_Brief_: Within the records below, reproduce without change the lines from the line that has "using Base = SeqRing3<D, NW>;" through the line that has "u % (PD1 + 1);", and only those.

^^^^

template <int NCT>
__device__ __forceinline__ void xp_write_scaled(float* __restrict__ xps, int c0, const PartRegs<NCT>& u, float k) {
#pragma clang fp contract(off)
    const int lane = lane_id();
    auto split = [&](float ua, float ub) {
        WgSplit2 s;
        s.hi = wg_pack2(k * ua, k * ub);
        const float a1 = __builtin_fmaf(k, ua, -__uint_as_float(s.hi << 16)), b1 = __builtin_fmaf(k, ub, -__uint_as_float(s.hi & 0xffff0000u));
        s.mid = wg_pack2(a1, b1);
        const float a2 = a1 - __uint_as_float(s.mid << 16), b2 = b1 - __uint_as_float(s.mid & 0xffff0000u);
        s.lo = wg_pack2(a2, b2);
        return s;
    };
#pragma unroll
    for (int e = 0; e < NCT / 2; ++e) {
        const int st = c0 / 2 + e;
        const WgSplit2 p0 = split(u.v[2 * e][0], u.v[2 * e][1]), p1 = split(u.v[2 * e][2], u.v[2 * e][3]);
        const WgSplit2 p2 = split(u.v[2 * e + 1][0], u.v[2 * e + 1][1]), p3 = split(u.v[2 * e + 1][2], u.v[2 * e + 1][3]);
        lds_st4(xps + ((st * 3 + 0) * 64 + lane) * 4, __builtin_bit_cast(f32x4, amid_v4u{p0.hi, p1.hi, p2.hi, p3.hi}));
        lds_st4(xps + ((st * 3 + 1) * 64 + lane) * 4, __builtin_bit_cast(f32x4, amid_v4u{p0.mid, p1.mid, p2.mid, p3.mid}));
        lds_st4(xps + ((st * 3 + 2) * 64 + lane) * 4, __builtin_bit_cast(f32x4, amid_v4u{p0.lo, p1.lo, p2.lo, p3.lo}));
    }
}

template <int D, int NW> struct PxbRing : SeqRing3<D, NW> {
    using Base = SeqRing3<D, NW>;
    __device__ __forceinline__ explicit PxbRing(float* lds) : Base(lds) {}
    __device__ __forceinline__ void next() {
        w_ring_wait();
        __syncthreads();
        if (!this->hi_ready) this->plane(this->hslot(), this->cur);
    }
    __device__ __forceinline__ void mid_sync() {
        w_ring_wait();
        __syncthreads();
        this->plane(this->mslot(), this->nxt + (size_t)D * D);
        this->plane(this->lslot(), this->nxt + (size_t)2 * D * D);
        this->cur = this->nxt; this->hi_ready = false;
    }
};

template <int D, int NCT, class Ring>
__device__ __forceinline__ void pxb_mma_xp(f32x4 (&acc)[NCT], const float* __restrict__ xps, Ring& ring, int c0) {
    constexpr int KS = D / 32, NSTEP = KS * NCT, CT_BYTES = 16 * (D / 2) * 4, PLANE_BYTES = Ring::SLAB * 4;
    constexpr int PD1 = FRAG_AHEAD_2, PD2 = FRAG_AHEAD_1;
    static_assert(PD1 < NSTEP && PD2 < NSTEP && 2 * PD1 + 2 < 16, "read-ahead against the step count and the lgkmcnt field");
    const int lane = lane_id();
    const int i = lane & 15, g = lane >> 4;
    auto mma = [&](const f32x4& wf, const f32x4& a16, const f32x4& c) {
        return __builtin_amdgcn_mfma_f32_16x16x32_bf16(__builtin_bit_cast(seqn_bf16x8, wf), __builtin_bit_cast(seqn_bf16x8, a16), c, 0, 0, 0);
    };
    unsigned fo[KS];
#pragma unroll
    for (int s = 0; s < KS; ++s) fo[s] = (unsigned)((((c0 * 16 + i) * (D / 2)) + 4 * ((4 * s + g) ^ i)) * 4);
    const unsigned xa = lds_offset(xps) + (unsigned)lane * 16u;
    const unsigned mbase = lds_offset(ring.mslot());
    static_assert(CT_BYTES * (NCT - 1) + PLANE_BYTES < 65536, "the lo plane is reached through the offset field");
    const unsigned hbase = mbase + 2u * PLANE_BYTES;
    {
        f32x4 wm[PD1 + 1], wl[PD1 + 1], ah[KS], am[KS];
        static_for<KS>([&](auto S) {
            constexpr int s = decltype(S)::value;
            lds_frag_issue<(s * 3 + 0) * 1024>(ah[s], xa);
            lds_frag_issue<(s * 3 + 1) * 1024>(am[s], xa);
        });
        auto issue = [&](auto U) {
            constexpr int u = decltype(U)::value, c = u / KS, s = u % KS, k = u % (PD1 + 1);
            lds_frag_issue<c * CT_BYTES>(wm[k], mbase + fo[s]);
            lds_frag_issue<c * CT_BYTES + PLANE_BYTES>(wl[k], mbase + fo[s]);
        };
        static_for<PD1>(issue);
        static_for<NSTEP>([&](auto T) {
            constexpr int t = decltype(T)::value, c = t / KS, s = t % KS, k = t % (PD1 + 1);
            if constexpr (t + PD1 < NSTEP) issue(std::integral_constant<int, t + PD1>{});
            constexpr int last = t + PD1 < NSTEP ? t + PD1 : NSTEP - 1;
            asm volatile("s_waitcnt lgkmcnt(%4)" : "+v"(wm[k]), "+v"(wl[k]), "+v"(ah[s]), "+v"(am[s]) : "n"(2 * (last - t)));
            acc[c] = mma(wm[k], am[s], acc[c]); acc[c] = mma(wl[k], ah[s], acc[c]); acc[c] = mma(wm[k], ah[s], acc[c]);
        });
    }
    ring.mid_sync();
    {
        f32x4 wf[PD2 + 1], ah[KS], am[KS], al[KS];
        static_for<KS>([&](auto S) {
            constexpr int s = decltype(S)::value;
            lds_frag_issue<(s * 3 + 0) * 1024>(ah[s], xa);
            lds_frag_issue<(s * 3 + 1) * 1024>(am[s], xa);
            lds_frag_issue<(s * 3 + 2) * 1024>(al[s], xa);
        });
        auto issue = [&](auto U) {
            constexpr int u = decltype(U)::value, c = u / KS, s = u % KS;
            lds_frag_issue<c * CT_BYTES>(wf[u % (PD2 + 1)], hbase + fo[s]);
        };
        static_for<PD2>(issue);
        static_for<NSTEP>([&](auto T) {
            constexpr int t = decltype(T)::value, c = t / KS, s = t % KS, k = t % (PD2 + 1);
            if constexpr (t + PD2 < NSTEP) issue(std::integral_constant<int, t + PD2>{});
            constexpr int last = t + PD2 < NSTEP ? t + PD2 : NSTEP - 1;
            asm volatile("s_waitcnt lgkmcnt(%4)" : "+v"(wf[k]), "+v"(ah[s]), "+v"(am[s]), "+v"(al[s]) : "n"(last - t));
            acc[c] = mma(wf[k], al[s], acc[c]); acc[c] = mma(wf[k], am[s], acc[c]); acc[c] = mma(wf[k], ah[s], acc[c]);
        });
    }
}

^^^^

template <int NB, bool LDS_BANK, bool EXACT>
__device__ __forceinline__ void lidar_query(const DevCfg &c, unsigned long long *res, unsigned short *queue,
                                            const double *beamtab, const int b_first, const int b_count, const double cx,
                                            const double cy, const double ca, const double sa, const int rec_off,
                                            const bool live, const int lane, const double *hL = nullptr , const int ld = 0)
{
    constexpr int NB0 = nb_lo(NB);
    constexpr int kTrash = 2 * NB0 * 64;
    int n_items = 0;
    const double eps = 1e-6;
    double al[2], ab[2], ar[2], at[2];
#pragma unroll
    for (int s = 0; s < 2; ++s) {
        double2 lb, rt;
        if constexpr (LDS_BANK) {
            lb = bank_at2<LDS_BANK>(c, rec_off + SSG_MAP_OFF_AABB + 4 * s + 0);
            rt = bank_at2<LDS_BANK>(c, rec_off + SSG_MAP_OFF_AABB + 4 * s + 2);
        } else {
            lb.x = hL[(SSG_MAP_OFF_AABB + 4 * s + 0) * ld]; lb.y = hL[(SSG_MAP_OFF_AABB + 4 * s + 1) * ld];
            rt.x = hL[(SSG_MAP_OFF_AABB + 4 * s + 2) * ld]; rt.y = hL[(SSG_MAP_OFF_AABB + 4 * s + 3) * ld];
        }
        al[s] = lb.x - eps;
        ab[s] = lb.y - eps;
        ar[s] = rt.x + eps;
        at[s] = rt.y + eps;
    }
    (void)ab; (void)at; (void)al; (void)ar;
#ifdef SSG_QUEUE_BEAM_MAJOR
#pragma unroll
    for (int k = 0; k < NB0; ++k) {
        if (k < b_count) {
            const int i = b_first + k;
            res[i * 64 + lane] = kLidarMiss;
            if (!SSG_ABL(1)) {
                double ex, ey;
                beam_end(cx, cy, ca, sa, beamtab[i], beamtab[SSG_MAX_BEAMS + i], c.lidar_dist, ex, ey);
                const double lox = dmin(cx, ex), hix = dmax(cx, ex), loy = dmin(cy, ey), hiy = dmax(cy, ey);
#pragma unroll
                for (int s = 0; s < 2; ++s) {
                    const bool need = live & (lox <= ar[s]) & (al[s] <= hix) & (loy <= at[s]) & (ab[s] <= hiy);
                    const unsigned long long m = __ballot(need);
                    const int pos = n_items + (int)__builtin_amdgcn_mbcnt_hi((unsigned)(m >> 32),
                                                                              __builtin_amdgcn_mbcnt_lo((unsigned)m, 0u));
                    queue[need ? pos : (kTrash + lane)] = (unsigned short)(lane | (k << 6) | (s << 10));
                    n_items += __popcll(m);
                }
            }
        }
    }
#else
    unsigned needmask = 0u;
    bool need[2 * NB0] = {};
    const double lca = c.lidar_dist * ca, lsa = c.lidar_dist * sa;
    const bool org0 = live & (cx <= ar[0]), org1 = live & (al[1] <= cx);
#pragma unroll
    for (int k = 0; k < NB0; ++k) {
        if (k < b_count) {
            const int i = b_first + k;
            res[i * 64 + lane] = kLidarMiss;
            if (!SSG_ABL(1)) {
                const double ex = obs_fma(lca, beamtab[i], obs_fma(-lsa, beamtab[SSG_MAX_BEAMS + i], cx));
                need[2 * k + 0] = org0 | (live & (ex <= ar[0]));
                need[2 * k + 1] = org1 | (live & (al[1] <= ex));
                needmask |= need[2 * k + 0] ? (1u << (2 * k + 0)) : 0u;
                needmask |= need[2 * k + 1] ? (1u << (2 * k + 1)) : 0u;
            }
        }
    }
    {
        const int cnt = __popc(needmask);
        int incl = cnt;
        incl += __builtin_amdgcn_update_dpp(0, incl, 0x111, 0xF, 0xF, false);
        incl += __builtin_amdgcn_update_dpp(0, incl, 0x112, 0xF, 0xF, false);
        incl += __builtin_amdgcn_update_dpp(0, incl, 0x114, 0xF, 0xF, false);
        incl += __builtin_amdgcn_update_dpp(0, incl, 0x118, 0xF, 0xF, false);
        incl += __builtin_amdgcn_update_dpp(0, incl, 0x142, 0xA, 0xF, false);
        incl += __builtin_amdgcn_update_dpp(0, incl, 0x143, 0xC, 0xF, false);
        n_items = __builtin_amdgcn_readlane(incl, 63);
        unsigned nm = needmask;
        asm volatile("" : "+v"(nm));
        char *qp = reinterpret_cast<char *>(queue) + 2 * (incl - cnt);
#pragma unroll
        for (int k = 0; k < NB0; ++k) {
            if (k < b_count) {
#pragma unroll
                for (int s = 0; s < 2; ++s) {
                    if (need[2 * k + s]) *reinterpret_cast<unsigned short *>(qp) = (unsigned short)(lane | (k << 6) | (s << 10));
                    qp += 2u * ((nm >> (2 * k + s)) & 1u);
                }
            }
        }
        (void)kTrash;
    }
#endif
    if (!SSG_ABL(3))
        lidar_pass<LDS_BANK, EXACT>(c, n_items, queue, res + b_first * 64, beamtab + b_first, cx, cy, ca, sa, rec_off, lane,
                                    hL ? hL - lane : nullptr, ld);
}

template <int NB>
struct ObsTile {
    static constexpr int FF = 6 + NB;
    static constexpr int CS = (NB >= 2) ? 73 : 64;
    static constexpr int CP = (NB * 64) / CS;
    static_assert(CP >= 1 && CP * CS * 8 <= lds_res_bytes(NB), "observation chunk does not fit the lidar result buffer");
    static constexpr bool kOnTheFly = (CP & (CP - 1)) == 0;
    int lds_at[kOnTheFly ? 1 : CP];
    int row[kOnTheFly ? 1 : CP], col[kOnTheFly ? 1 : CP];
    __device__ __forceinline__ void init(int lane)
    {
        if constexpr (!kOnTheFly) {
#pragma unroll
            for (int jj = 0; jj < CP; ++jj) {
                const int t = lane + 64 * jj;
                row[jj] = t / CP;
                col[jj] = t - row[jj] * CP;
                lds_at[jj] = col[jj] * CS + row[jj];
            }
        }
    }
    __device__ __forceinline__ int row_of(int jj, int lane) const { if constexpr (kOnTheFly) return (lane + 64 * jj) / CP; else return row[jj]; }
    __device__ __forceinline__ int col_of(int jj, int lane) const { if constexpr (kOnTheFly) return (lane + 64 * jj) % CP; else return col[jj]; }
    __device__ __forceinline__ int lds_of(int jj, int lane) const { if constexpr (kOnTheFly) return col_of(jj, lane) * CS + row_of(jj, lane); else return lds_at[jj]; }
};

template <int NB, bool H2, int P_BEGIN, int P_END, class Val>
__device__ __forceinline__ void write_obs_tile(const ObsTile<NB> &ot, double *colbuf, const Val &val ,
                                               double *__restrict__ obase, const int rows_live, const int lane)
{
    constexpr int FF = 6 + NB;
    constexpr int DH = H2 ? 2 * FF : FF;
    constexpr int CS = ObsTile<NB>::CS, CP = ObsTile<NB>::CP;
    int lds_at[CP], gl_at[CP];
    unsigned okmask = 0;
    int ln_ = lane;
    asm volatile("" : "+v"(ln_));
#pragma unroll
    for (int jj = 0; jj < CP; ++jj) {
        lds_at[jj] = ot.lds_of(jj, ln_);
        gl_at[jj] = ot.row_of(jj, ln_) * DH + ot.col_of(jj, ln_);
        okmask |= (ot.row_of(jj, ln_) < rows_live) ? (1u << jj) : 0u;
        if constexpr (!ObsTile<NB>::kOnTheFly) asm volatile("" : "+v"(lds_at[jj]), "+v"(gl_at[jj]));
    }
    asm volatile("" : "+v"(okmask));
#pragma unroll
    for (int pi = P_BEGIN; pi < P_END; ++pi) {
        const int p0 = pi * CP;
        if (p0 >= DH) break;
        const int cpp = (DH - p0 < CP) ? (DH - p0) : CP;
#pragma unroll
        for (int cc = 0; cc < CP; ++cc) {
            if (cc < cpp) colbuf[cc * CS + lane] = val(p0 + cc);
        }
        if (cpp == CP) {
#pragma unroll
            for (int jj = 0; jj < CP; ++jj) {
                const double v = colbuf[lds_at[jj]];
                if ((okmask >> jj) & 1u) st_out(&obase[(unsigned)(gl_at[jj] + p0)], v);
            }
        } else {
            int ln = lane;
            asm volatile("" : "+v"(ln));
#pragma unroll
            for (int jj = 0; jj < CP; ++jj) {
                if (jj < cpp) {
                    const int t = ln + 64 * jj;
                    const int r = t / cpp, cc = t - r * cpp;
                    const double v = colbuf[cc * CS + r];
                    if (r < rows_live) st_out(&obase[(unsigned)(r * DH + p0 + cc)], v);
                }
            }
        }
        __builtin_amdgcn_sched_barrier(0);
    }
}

^^^^

_Your response_:
    using Base = SeqRing3<D, NW>;
    __device__ __forceinline__ explicit PxbRing(float* lds) : Base(lds) {}
    __device__ __forceinline__ void next() {
        w_ring_wait();
        __syncthreads();
        if (!this->hi_ready) this->plane(this->hslot(), this->cur);
    }
    __device__ __forceinline__ void mid_sync() {
        w_ring_wait();
        __syncthreads();
        this->plane(this->mslot(), this->nxt + (size_t)D * D);
        this->plane(this->lslot(), this->nxt + (size_t)2 * D * D);
        this->cur = this->nxt; this->hi_ready = false;
    }
};

template <int D, int NCT, class Ring>
__device__ __forceinline__ void pxb_mma_xp(f32x4 (&acc)[NCT], const float* __restrict__ xps, Ring& ring, int c0) {
    constexpr int KS = D / 32, NSTEP = KS * NCT, CT_BYTES = 16 * (D / 2) * 4, PLANE_BYTES = Ring::SLAB * 4;
    constexpr int PD1 = FRAG_AHEAD_2, PD2 = FRAG_AHEAD_1;
    static_assert(PD1 < NSTEP && PD2 < NSTEP && 2 * PD1 + 2 < 16, "read-ahead against the step count and the lgkmcnt field");
    const int lane = lane_id();
    const int i = lane & 15, g = lane >> 4;
    auto mma = [&](const f32x4& wf, const f32x4& a16, const f32x4& c) {
        return __builtin_amdgcn_mfma_f32_16x16x32_bf16(__builtin_bit_cast(seqn_bf16x8, wf), __builtin_bit_cast(seqn_bf16x8, a16), c, 0, 0, 0);
    };
    unsigned fo[KS];
#pragma unroll
    for (int s = 0; s < KS; ++s) fo[s] = (unsigned)((((c0 * 16 + i) * (D / 2)) + 4 * ((4 * s + g) ^ i)) * 4);
    const unsigned xa = lds_offset(xps) + (unsigned)lane * 16u;
    const unsigned mbase = lds_offset(ring.mslot());
    static_assert(CT_BYTES * (NCT - 1) + PLANE_BYTES < 65536, "the lo plane is reached through the offset field");
    const unsigned hbase = mbase + 2u * PLANE_BYTES;
    {
        f32x4 wm[PD1 + 1], wl[PD1 + 1], ah[KS], am[KS];
        static_for<KS>([&](auto S) {
            constexpr int s = decltype(S)::value;
            lds_frag_issue<(s * 3 + 0) * 1024>(ah[s], xa);
            lds_frag_issue<(s * 3 + 1) * 1024>(am[s], xa);
        });
        auto issue = [&](auto U) {
            constexpr int u = decltype(U)::value, c = u / KS, s = u % KS, k = u % (PD1 + 1);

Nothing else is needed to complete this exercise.